Retour du service militaire en France : et dans le reste de l’Europe ?

Alors que la France envisage de rétablir le service militaire, de nombreux pays européens ont déjà choisi de le conserver, de le réformer ou d’y renoncer. Panorama des différentes politiques de conscription actuellement en vigueur sur le continent.

Gros plan sur des bottes marchant sur un chemin terreux
Image d'illustration. Gros plan sur des bottes marchant sur un chemin terreux — ADN

Tl;dr

  • De nombreux pays européens maintiennent ou rétablissent la conscription.
  • La France prépare un service national volontaire dès 2026.
  • Certains États privilégient désormais le volontariat militaire.

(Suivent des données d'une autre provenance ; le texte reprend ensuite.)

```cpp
__device__ __forceinline__ int checked_frame(const int64_t* __restrict__ ts, int64_t i, int limit,
                                             int* __restrict__ status, int slot) {
  const int64_t raw = ts[i];
// ... 27 lines not shown
  return kXcds / g;
}
__device__ __forceinline__ bool xcd_decode_banded(unsigned bid, int nA, int nbands, int nT, int inner,
                                                  int& a, int& tile, int& rest) {
  const int tpb = (nT + nbands - 1) / nbands;
  int unit, j;
  if (!xcd_decode(bid, nA * nbands, tpb * inner, unit, j)) return false;
  a = unit / nbands;
  const int t = j / inner;
  rest = j - t * inner;
  tile = (unit - a * nbands) * tpb + t;
  return tile < nT;
}
__host__ inline int64_t xcd_grid_banded(int64_t nA, int nbands, int64_t nT, int64_t inner) {
  return xcd_grid(nA * nbands, ((nT + nbands - 1) / nbands) * inner);
}

struct Taps {
  float w00, w01, w10, w11;
  uint32_t o00, o01, o10, o11;
  float fx, fy;
  float vx0, vx1, vy0, vy1;
  int x0, y0;
};

__device__ __forceinline__ float unnormalize(float c, int size) {
  return ((c + 1.0f) * (float)size - 1.0f) * 0.5f;
}

struct TapCore {
// ... 330 lines not shown
```

waldo_amd/csrc/warp_composite_bwd_px16.hip.h:

```cpp
#pragma once

namespace waldo {

__device__ __forceinline__ int pk_max_u16(int a, int b) {
  typedef unsigned short u2 __attribute__((ext_vector_type(2)));
  u2 x, y;
  __builtin_memcpy(&x, &a, 4);
  __builtin_memcpy(&y, &b, 4);
  u2 r = __builtin_elementwise_max(x, y);
  int o;
  __builtin_memcpy(&o, &r, 4);
  return o;
}

__device__ __forceinline__ int exponent_of(float v) { return (int)(__float_as_uint(v) >> 23) & 0xff; }

#ifndef WALDO_K1_STAGE_AHEAD
#define WALDO_K1_STAGE_AHEAD 3
#endif

template <int LP>
struct Px16Cfg {
  static constexpr int K3 = kGmapK3, KS = (K3 + 3) / 4;
  static constexpr int NC = 2 * LP, NT = (NC + 15) / 16, GGC = NT * 16, TP = GGC + 1;
// ... 15 lines not shown
  static constexpr int kStage1 = kBtEnd > kStage0 ? kBtEnd : kStage0;
  static constexpr int kStage2 = (!kPark && kAccFloats > kStage1) ? kAccFloats : kStage1;
  static constexpr int kStageFloats = (kStage2 + 3) / 4 * 4;
  static constexpr int kLdsFloats = kParkFloats + kStageFloats + 4 * GGC * 2 + 4 * LP;
  static constexpr int kWavesPerSimd = LP <= 8 ? 3 : 2;
};

template <int LP, bool EXL, bool GOCC, typename TL = float, bool DET = false>
__global__ __launch_bounds__(kBlock, (GOCC ? 2 : Px16Cfg<LP>::kWavesPerSimd)) void warp_composite_bwd_px16_kernel(
    const TL* __restrict__ layers, const float* __restrict__ basis_t,
    const float* __restrict__ mapping, const float* __restrict__ occ,
    const float* __restrict__ grad_rgb, const float* __restrict__ grad_alpha,
    float4* __restrict__ rec, int* __restrict__ cellbox,
    unsigned* __restrict__ cellbound, float* __restrict__ gmap_partial, float* __restrict__ grad_occ,
    int F, int Lrt, int H, int W, int frames_per_block, int ntx, int ntiles, int nchunks, int nbands,
    int ncx, int ncells, float delta) {
  typedef float f32x4 __attribute__((ext_vector_type(4)));
  using C = Px16Cfg<LP>;
  constexpr int K3 = C::K3, KS = C::KS, NT = C::NT, GGC = C::GGC, TP = C::TP, OP = C::OP;
  constexpr bool kPark = C::kPark;
  const int L = EXL ? LP : Lrt;
  const int64_t HW = (int64_t)H * W;
  const int lane = threadIdx.x & (kWave - 1), wave = __builtin_amdgcn_readfirstlane(threadIdx.x >> 6);
  const int arow = lane & 15, kk = lane >> 4;
  int chunk, tile, rest_;
  if (!xcd_decode_banded(blockIdx.x, nchunks, nbands, ntiles, 1, chunk, tile, rest_)) return;

  __shared__ __attribute__((aligned(16))) float lds[C::kLdsFloats];
  float* park = lds;
  float* img = lds + C::kParkFloats;
  float* gg = kPark ? park : img;
  float* boxred = img + C::kStageFloats;
  int* wbound = reinterpret_cast<int*>(boxred + 4 * GGC * 2);
  const int pix = threadIdx.x;

  const int col0 = (tile % ntx) * kLdsTile, row0 = (tile / ntx) * kLdsTile + wave * 4;
  const bool live = col0 + arow < W && row0 + kk < H;
  const float livef = live ? 1.0f : 0.0f;
  const int64_t p = (int64_t)min(row0 + kk, H - 1) * W + min(col0 + arow, W - 1);
  for (int i = threadIdx.x; i < C::kStageFloats; i += kBlock) img[i] = 0.0f;

  float av[4][KS];
#pragma unroll
  for (int g = 0; g < 4; ++g) {
    const uint32_t pa = (uint32_t)(min(row0 + g, H - 1) * W + min(col0 + arow, W - 1));
#pragma unroll
    for (int ks = 0; ks < KS; ++ks) {
      const int k = 4 * ks + kk;
      const float bs = ldb(basis_t, ((uint32_t)min(k, K3 - 1) * (uint32_t)HW + pa) * 4u);
      av[g][ks] = (k < K3) ? bs : 0.0f;
    }
  }
  __syncthreads();

  const float half_size = 0.5f * (float)((arow & 1) ? H : W);
  const float half_size_m1 = 0.5f * (float)(((arow & 1) ? H : W) - 1);
  const int f0 = chunk * frames_per_block;
  const int f1 = min(F, f0 + frames_per_block);
  const int lane_k = lane, arow_k = arow, kk_k = kk, pix_k = pix;
  for (int f = f0; f < f1; ++f) {
    int lane = lane_k, arow = arow_k, kk = kk_k, pix = pix_k;
    asm volatile("" : "+v"(lane), "+v"(arow), "+v"(kk), "+v"(pix));
    const float* oc = occ + (int64_t)f * L * L;
    f32x4 acc[4][NT];
#pragma unroll
    for (int g = 0; g < 4; ++g)
#pragma unroll
      for (int nt = 0; nt < NT; ++nt) acc[g][nt] = (f32x4){0.0f, 0.0f, 0.0f, 0.0f};
    const float* mp = mapping + (int64_t)f * L * K3 * 2;
    {
      float mraw[KS][NT];
#pragma unroll
      for (int ks = 0; ks < KS; ++ks)
// ... 98 lines not shown
        bw[l] = ((xmax - bx0[l] + 1) + 3) & ~3;
        bh[l] = ymax - ymin + 1;
        fits[l] = bh[l] * bw[l] <= kStageCap;
      }
    }

    WALDO_PRIO_ON(WALDO_K1_PRIO_MASK, 2);
    const float g0 = grad_rgb[(int64_t)f * 3 * HW + p] * livef;
    const float g1 = grad_rgb[(int64_t)f * 3 * HW + HW + p] * livef;
    const float g2 = grad_rgb[(int64_t)f * 3 * HW + 2 * HW + p] * livef;
    const float gsum = fabsf(g0) + fabsf(g1) + fabsf(g2);
    float a[LP], G[LP];
    float dxr[kPark ? 1 : LP], dxa[kPark ? 1 : LP], dyr[kPark ? 1 : LP], dya[kPark ? 1 : LP];

    constexpr int kAhead = LP < WALDO_K1_STAGE_AHEAD ? LP : WALDO_K1_STAGE_AHEAD;
    int item_l = threadIdx.x;
    asm volatile("" : "+v"(item_l));
    typename StageOf<TL>::type stg[LP];
    auto issue = [&](int l) {
      const int lc = EXL ? l : min(l, L - 1);
      const TL* src = layers + ((int64_t)f * L + lc) * 4 * HW;
      const int bw2 = bw[l] >> 1, n = fits[l] ? bh[l] * bw2 : 1;
      const int ox = fits[l] ? __mul24(by0[l], W) + bx0[l] : 0;
      const float rcp = __builtin_amdgcn_rcpf((float)bw2);
      const int item = min(item_l, n - 1);
      const int r = (int)(((float)item + 0.5f) * rcp);
      const int xh = item - __mul24(r, bw2);
      stage_load(stg[l], src, HW, (unsigned)(ox + __mul24(r, W) + 2 * xh));
    };
#pragma unroll
    for (int l = 0; l < kAhead; ++l) issue(l);
    WALDO_PRIO_OFF(WALDO_K1_PRIO_MASK, 2);
    {
#pragma unroll
      for (int l = 0; l < LP; ++l) {
        if (!EXL && l >= L) {
          a[l] = 0.0f;
          G[l] = 0.0f;
          if constexpr (kPark) {
            reinterpret_cast<f32x4*>(park)[l * kBlock + pix] = (f32x4){0.0f, 0.0f, 0.0f, 0.0f};
          } else {
            dxr[l] = dxa[l] = dyr[l] = dya[l] = 0.0f;
          }
          continue;
        }
        WALDO_PRIO_ON(WALDO_K1_PRIO_MASK, 1);
        if (fits[l]) {
          const int n = bh[l] * (bw[l] >> 1);
          if (item_l < n)
            stage_put<TL>(img + (l & 1) * kImgBufFloats, item_l, stg[l]);
        }
        if (l + kAhead < LP) issue(l + kAhead);
        WALDO_PRIO_OFF(WALDO_K1_PRIO_MASK, 1);
        float gal = 0.0f;
        if (grad_alpha != nullptr) gal = grad_alpha[((int64_t)f * L + l) * HW + p];
        __syncthreads();
        const TapCore tc = tap_core_px(gxs[l], gys[l], H, W);
        const float* b0 = img + (l & 1) * kImgBufFloats;
        float sv[4], sx[4], sy[4];
        if (!fits[l]) {
          const Taps tg = finish_taps(tc, H, W);
          const TL* base = layers + ((int64_t)f * L + l) * 4 * HW;
#pragma unroll
          for (int c = 0; c < 4; ++c) sv[c] = tap_sample_d(base + c * HW, tg, sx[c], sy[c], delta);
        } else {
// ... 271 lines not shown
```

Europe : des politiques de conscription en pleine mutation

Difficile d’ignorer, ces derniers mois, le retour de la question du service militaire dans plusieurs pays d’Europe. Alors que la France s’apprête à lancer, dès l’été 2026, un nouveau « service national » sur la base du volontariat, un rapide tour d’horizon montre que les choix divergent largement sur le continent.

Des services obligatoires jamais abolis… ou rétablis

Si certains pays n’ont jamais tourné le dos à la conscription obligatoire, d’autres y reviennent sous l’effet de tensions régionales. Au nord, par exemple, la Finlande impose un service militaire compris entre six et douze mois pour les hommes – les femmes pouvant s’engager volontairement –, suivi d’une période de réserve prolongée. Le Danemark a récemment étendu la durée de son service obligatoire jusqu’à onze mois et l’a ouvert aux femmes depuis juillet dernier. De même, en Norvège et en Suède, la parité progresse : là-bas, hommes et femmes peuvent être appelés.

L’Estonie, Chypre, mais aussi l’Autriche et la Suisse, n’ont jamais supprimé cette obligation pour les hommes ; chez eux aussi, les femmes sont accueillies sur une base volontaire. Plus au sud, la Grèce continue d’imposer à ses jeunes hommes un engagement de neuf à douze mois.

On note également une vague récente de rétablissement du service obligatoire : la Lituanie (2015), puis la Lettonie (2023) ont remis en place une conscription pour répondre aux nouvelles inquiétudes sécuritaires. La Croatie a voté son retour effectif dès 2026.

La France se relance dans l’expérience

Du côté français, après avoir suspendu la conscription en 1997, l’État s’apprête donc à instaurer un nouveau service national volontaire de dix mois. Près de 3 000 jeunes devraient être concernés lors de sa première année ; ce chiffre pourrait grimper jusqu’à 50 000 en 2035 si le dispositif atteint sa vitesse de croisière. Notons que ces missions se dérouleront exclusivement sur le territoire national.

L’Europe occidentale opte pour le volontariat

Pendant ce temps-là, plusieurs voisins persistent à miser uniquement sur des dispositifs volontaires. Parmi eux :

  • Belgique lancera en 2026 un service volontaire ouvert aux deux sexes.
  • Pays-Bas, Bulgarie, Roumanie et bientôt peut-être l’Allemagne, qui prévoit un projet similaire.

Loin derrière, le Royaume-Uni ne prévoit aucun retour de la conscription – sujet définitivement écarté par le gouvernement actuel –, tandis qu’en Pologne ou Espagne, on préfère des formations militaires optionnelles limitées dans le temps.

Face à ces évolutions contrastées, l’Europe dessine donc une mosaïque complexe où se croisent tradition militaire et adaptation aux enjeux contemporains – sécurité régionale oblige.